Fazia parte de outra turma. Vez em quando nos topávamos pela noite, no
restaurante da japonesa, ali pela beira do rio, no balneário do Pedral. E
assim, nessa batidinha, fomos nos envolvendo. Mesclamos as turmas. Dava até de
nem maldarmos, e de repente, um estava na programação do outro sem combina.
Formamos uma terceira via. Mais diversa, bem mais liberal, avançadinha, diria,
para os prazeres mundanos. Um grupo que discutia política, apreciava alguma
arte, e fazia questão de se perder pelos escondidinhos alternativos por ali,
pelas ruas descendo a Manoel Umbuzeiro. Fechávamos bares, na superação; ainda,
fazíamos trilhas, explorávamos cachoeiras, cavernas, acordávamos uns aos outros
jogando pedra na janela do quarto e depois é que pampampam, batíamos na porta. Quando
dei fé, já tomava conta do sofá da casa da minha amiga, comparecia na horinha
certa do almoço, e de manhã, me enxeria para dizque, experimentar as combinações
de jerimum com leite e aquelas tapiocas grossonas que a mãe dela fazia. Nos
tornamos unha e carne. Tinha ciúmes dela com um sujeito que ela, aqui, ali,
namorava. Do sul e que fazia parte daquela outra turma. Calhou que ele não se
deu com as novas composições, com a terceira via, daí ela se saiu e namorou um
amigo chegado meu. Menos pior.
Foi
a primeira a chegar a minha casa, de tardezinha, já a noite caindo.
A
casa era um brinco. Um refinado traçado na arquitetura de Altamira. Alugada
pela empresa, abrigou o engenheiro residente, depois o administrador e já o
projeto em risco, fomos nós, da área técnica pra lá. Com pouco mais, veio uma
onda de demissão, e levou o bocado que morava comigo. Fiquei morando sozinho um
bom tempo naquela mansão. Eu, na companhia do cachorro e do Verdugo, que era o
vigia da noite e passava o turno no alpendre. Um tempo suficiente para
roteirizar dias e noites de folgas e folguedos pra lá de animados. Verdugo
ficava piriricas diante das liberdades exageradas oficiadas em nossas
contumazes celebrações. O detalhe é que esta casa de extremado bom gosto era de
um dos primeiros garimpeiros a enriquecer em Serra Pelada. Voltou pra cidade
que era o puro ouro, o homi. Contratou engenheiros, arquitetos.

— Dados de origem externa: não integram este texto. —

# EnricoMiccoli/nodal

Measured on AMD Instinct MI355X. Metric: circuits_per_sec, higher is better.
Workload: dtype f64; 1 GPU; cfg3: grid(1000) 1e6 nodes, sparse CSR path; n=999999, nnz=4995995, parallelism=one GPU

## Files before the change

### nodal_amd/csrc/sagg.hip

```cpp
#include <hip/hip_ext.h>

#include <atomic>
#include <type_traits>

#include "group.h"

int grounded_flags(nodal_ctx *h, uint8_t *flags_dev);

namespace {

using grp::TB;
constexpr int PW = 4;
constexpr int ACAP = 64;
constexpr int RCAP = 96;
constexpr int RCAP_SMALL = 512;
constexpr int RCAP_SMALL_ROWS = 16384;
inline int rcap_for(int64_t nc) { return nc <= RCAP_SMALL_ROWS ? RCAP_SMALL : RCAP; }
constexpr int W0_MAX = 32;
constexpr int COARSEST = 64;
constexpr int MAX_LEVELS = 12;
constexpr int MIS_ROUNDS = 6;
constexpr int TAIL_MAX_N = 1024;
constexpr int TAIL_LEVELS = 6;
constexpr int TAIL_LDS_BUDGET = 150 * 1024;
constexpr int APAD = 32;
constexpr int DOT_BLOCKS = 1024;
#ifndef NODAL_SA_OMEGA
#define NODAL_SA_OMEGA 0.85
#endif
constexpr double OMEGA = NODAL_SA_OMEGA;
constexpr double OMEGA_P = 0.70;
constexpr double OMEGA_P_COARSE = 0.85;
using cyc_t = nodal_cyc_t;

inline unsigned grid_for(int64_t n, unsigned cap = 8192) {
    int64_t g = (n + TB - 1) / TB;
    if (g < 1) g = 1;
    if (g >= 64) g = (g + 7) & ~(int64_t)7;
    return (unsigned)(g > cap ? cap : g);
}
inline int64_t pad64(int64_t n) { return (n + 63) & ~(int64_t)63; }

__device__ __forceinline__ unsigned xcd_block() {
    const unsigned g = gridDim.x, b = blockIdx.x;
    return (g & 7u) ? b : (b & 7u) * (g >> 3) + (b >> 3);
}


struct Ell {
    int64_t n = 0, ld = 0;
    int32_t width = 0;
    const int32_t *col = nullptr;
    const int16_t *dcol = nullptr;
    const double *val = nullptr;
    const float *valf = nullptr;
    const int32_t *len = nullptr;
};

enum { ST_MAXLEN = 0, ST_GRADED = 1, ST_BADDIAG = 2, ST_OVERFLOW = 3, ST_NNZ = 4, ST_UNASSIGNED = 5,
       ST_MAXR = 6, ST_NC = 7 ,
       ST_FARCOL = 8 , ST_COUNT = 9 };

struct SLevel {
    int64_t n = 0, ld = 0, nc = 0;
    int32_t width = 0;
    int32_t maxlen = 0;
    int32_t wfix = 0;
    int64_t nnz = 0;
    DevBuf acol, aval, alen, dinv;
    DevBuf adcol;
    bool d16 = false;
    DevBuf agg, pcol, pval;
    DevBuf rcol, rval, rlen;
    int64_t rld = 0;
    DevBuf vec, part, gflag;
    DevBuf avalf, pvalf, rvalf;
    Ell A() const {
        Ell e;
        e.n = n; e.ld = ld; e.width = width;
        e.col = acol.as<int32_t>(); e.val = aval.as<double>(); e.len = alen.as<int32_t>();
        e.valf = avalf.as<float>();
        e.dcol = d16 ? adcol.as<int16_t>() : nullptr;
        return e;
    }
    template <typename T = double> T *v(int which) const { return reinterpret_cast<T *>(vec.as<double>() + (int64_t)which * ld); }
};
enum { V_X = 0, V_R = 1, V_XP = 2, V_RC = 3, V_C1 = 4, V_C2 = 5, V_V1 = 6, V_V2 = 7, V_R2 = 8, V_X1 = 9, V_T = 10,
       V_COUNT = 11 };

struct TailLevelDesc {
    int n, nc, ld, rld, width, nq, lpr;
    const int32_t *acol, *pcol, *rcol, *rlen, *alen;
    const double *aval, *dinv, *pval, *rval;
    int o_aval, o_acol, o_dinv, o_pval, o_pcol, o_rval, o_rcol, o_B, o_X, o_Y, o_R;
};
struct TailDesc {
    int nlev;
    TailLevelDesc lv[TAIL_LEVELS];
    const double *inv;
    int nu;
    int image_bytes;
    int lds_bytes;
    int skip;
    int slots;
    long long *stamps;
};

struct SHierarchy {
    std::vector<SLevel *> pool;
    int nlev = 0;
    int tail = -1;
    bool ready = false;
    bool kcycle = true;
    bool kfrozen = false;
    int kslot = -1, kcount = 0, ksamples = 0;
    int klevels = 1;
    int nu[3] = {2, 1, 2};
    bool dense_coarsest = true;
    DevBuf tail_stamps, tail_image, apcol, apval, aplen, bstat;
    DevBuf mvec;
    hipEvent_t ev_copy = nullptr;
    hipStream_t aux = nullptr;
    hipEvent_t ev_fork = nullptr, ev_join = nullptr, ev_flags = nullptr;
    bool aux_pending = false;
    bool aux_tried = false;
    bool want_flags = false;
    int flags_levels = 0;
    DevBuf stats, coarse_inv, mis_t, mis_m, mis_flag, mis_id, agg1, keys, rstart, cursor, lists;
    TailDesc td;
    uint64_t *host_stats = nullptr;
    bool sym_valid = false;
    uint64_t sym_epoch = 0;
    int64_t sym_n = 0, sym_nnz = 0;
    bool sym_general = false, sym_check = false;
    int32_t sym_floating = 0;
    hipGraph_t it_graph = nullptr;
    hipGraphExec_t it_exec = nullptr;
    uint64_t it_key = 0;
    bool refreshed = false;
    int last_iters = 0;
    int hint_iters = 0;
    int64_t hint_n = 0, hint_nnz = 0;
    int mblock_iters = 0;
    int64_t mblock_n = 0;
    unsigned long long sym_stats[MAX_LEVELS * ST_COUNT] = {0};
    SLevel *level(int l) {
        while ((int)pool.size() <= l) pool.push_back(new SLevel());
        return pool[l];
    }
    void drop_graph() {
        if (it_exec) (void)hipGraphExecDestroy(it_exec);
        if (it_graph) (void)hipGraphDestroy(it_graph);
        it_exec = nullptr;
        it_graph = nullptr;
        it_key = 0;
    }
    ~SHierarchy() {
        drop_graph();
        if (ev_copy) (void)hipEventDestroy(ev_copy);
        if (ev_fork) (void)hipEventDestroy(ev_fork);
        if (ev_join) (void)hipEventDestroy(ev_join);
        if (ev_flags) (void)hipEventDestroy(ev_flags);
        if (aux) (void)hipStreamDestroy(aux);
        for (SLevel *l : pool) {
            DevBuf *b[] = {&l->acol, &l->aval, &l->alen, &l->dinv, &l->agg, &l->pcol, &l->pval, &l->rcol,
                           &l->rval, &l->rlen, &l->vec, &l->part, &l->gflag, &l->avalf, &l->pvalf, &l->rvalf, &l->adcol};
            for (DevBuf *x : b) x->release();
            delete l;
        }
        tail_image.release();
        mvec.release();
        tail_stamps.release();
        bstat.release();
        apcol.release();
        apval.release();
        aplen.release();
        DevBuf *b[] = {&stats, &coarse_inv, &mis_t, &mis_m, &mis_flag, &mis_id, &agg1, &keys, &rstart, &cursor, &lists};
        for (DevBuf *x : b) x->release();
        if (host_stats) (void)hipHostFree(host_stats);
    }
};
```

Tinha quatro
quartos, a casa, jardim, e um simpático alpendre de onde eu via Helena passar
todo início de noite. O primeiro dono garimpeiro torrou toda a grana, perdeu a
casa, foi morar na Brasília e por fim, trabalhava como cozinheiro do meu
acampamento no Xingu. Era baixo, gordinho, cara redonda e ganhou um apelido lá
no campo, indo lá e vindo cá no recato, de toda sorte, impublicável.
Naquele
meu último dia, a casa esteve foi movimentada. Antes do anoitecer, a turma
chegou. Os convidados trouxeram salgadinhos, bebidas e alguns instrumentos. Nos
acomodamos na sala, fizemos brindes, iniciamos uma cantoria. Érica logo se
desinibiu. Foi se achegando pro lado de Pedro. A moça era bela. Parecia uma
boneca. Pele aporcelanada. Pose de miss. Namorava com Júlio, um dos mais
cobiçados herdeiros da cidade. Pedro era bonito e pobre. Não deu nem a conta de
mais um brinde e os dois sumiram lá pra dentro.
Já
a noite se instalara. Minha melhor amiga pediu que eu largasse o violão um
instante e fosse lá fora. Era Júlio atrás da Érica. Não entrou, não passou além
do alpendre. Era distante da gente, de outra laia. Eu disse que não sabia dela,
andava com esta galera mesmo, mas por aqui, não está não, afirmei. Não voltei
pra sala. Fiquei no alpendre esperando Helena passar na sua motinha. Quando ela
chegou, viu aquela arrumação e deu pra trás. Nem desligou o motor. Falou pra eu
me arrumar.
Conheci
Helena revelando filmes da minha Olympus Trip 35. Trabalhava numa loja da Sete.
Me engracei. Não era bonita, nem sedutora, nem espevitada como as meninas da
nossa turma. Tinha um olhar triste, e um jeito extraordinariamente acolhedor.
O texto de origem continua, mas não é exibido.